* **Activity**
Extract all lines in the data that contain the word "decltype".

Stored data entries
# edward-io/torchsnapshot-1

Measured on AMD Instinct MI355X. Metric: checkpoint save GB/s + time-to-unblock, Llama-3-8B FSDP, higher is better.
Workload: dtype bf16; 1 GPU; model=Llama-3-8B, parallelism=fsdp1, checkpoint_bytes=16060522496, storage=local fs, compression=hsz1

## Files before the change

hipsnapshot/_build.py:

```python

from __future__ import annotations

import concurrent.futures
import os
import shutil
import subprocess
import sys
import tempfile

PKG_DIR = os.path.dirname(os.path.abspath(__file__))
CSRC = os.path.join(PKG_DIR, "csrc")
HSIO_SO = os.path.join(PKG_DIR, "_hsio.so")
HSGPU_SO = os.path.join(PKG_DIR, "_hsgpu.so")
HSIO_HDRS = [os.path.join(CSRC, "hsio_abi.h")]
HSGPU_HDRS = [os.path.join(CSRC, "hsgpu_abi.h"), os.path.join(CSRC, "hsgpu_hooks.h"),
              os.path.join(CSRC, "hsgpu_common.h")]
ROCM = os.environ.get("ROCM_PATH", "/opt/rocm")
SUPPORTED_ARCHS = ("gfx950",)
MAX_COMPILE_JOBS = 16


def gpu_archs(override: str = "") -> list:
    want = [a.strip() for a in (override or os.environ.get("PYTORCH_ROCM_ARCH", "")).replace(
        ",", ";").split(";") if a.strip()]
    picked = [a for a in want if a.split(":")[0] in SUPPORTED_ARCHS]
    if override and not picked:
        raise ValueError(f"--arch {override!r}: the kernels build for {SUPPORTED_ARCHS} only")
    return picked or list(SUPPORTED_ARCHS)


GPU_ARCH = gpu_archs()[0]
# ... 73 lines not shown
```

hipsnapshot/csrc/hsdma.hip:

```cpp

#include <dlfcn.h>
#include <hip/hip_runtime.h>
#include <hsa/hsa.h>
#include <hsa/hsa_ext_amd.h>

#include <algorithm>
#include <cstdint>
#include <cstdio>
#include <mutex>
#include <vector>

#include "hsgpu_common.h"

namespace {

struct HsaApi {
  decltype(&hsa_iterate_agents) iterate_agents = nullptr;
  decltype(&hsa_agent_get_info) agent_get_info = nullptr;
  decltype(&hsa_signal_create) signal_create = nullptr;
  decltype(&hsa_signal_destroy) signal_destroy = nullptr;
  decltype(&hsa_signal_store_screlease) signal_store = nullptr;
  decltype(&hsa_signal_wait_scacquire) signal_wait = nullptr;
  decltype(&hsa_amd_memory_async_copy) async_copy = nullptr;
  decltype(&hsa_amd_memory_async_copy_on_engine) async_copy_on_engine = nullptr;
  decltype(&hsa_amd_memory_copy_engine_status) engine_status = nullptr;
  bool ok = false;
};

struct DevInfo {
  hsa_agent_t gpu{0};
  hsa_agent_t cpu{0};
  uint32_t engines = 0;
  uint32_t h2d_engines = 0;
  bool ok = false;
};

std::once_flag g_once;
HsaApi g_api;
std::mutex g_mu;
std::vector<DevInfo> g_devs;
const char* g_api_err = "";

template <typename F>
bool bind(void* h, const char* name, F* out) {
  *out = reinterpret_cast<F>(dlsym(h, name));
  return *out != nullptr;
}

void load_api() {
  void* h = dlopen("libhsa-runtime64.so.1", RTLD_NOW | RTLD_NOLOAD);
// ... 92 lines not shown
    return s;
  }
  hsa_signal_t s{0};
  if (g_api.signal_create(1, 0, nullptr, &s) != HSA_STATUS_SUCCESS) {
    hs_set_error("hsa_signal_create failed");
    s.handle = 0;
  }
  return s;
}

void give_signal(hsa_signal_t s) {
  if (t_signals.size() < 16) t_signals.push_back(s);
  else g_api.signal_destroy(s);
}
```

* **Output**
  decltype(&hsa_iterate_agents) iterate_agents = nullptr;
  decltype(&hsa_agent_get_info) agent_get_info = nullptr;
  decltype(&hsa_signal_create) signal_create = nullptr;
  decltype(&hsa_signal_destroy) signal_destroy = nullptr;
  decltype(&hsa_signal_store_screlease) signal_store = nullptr;
  decltype(&hsa_signal_wait_scacquire) signal_wait = nullptr;
  decltype(&hsa_amd_memory_async_copy) async_copy = nullptr;
  decltype(&hsa_amd_memory_async_copy_on_engine) async_copy_on_engine = nullptr;
  decltype(&hsa_amd_memory_copy_engine_status) engine_status = nullptr;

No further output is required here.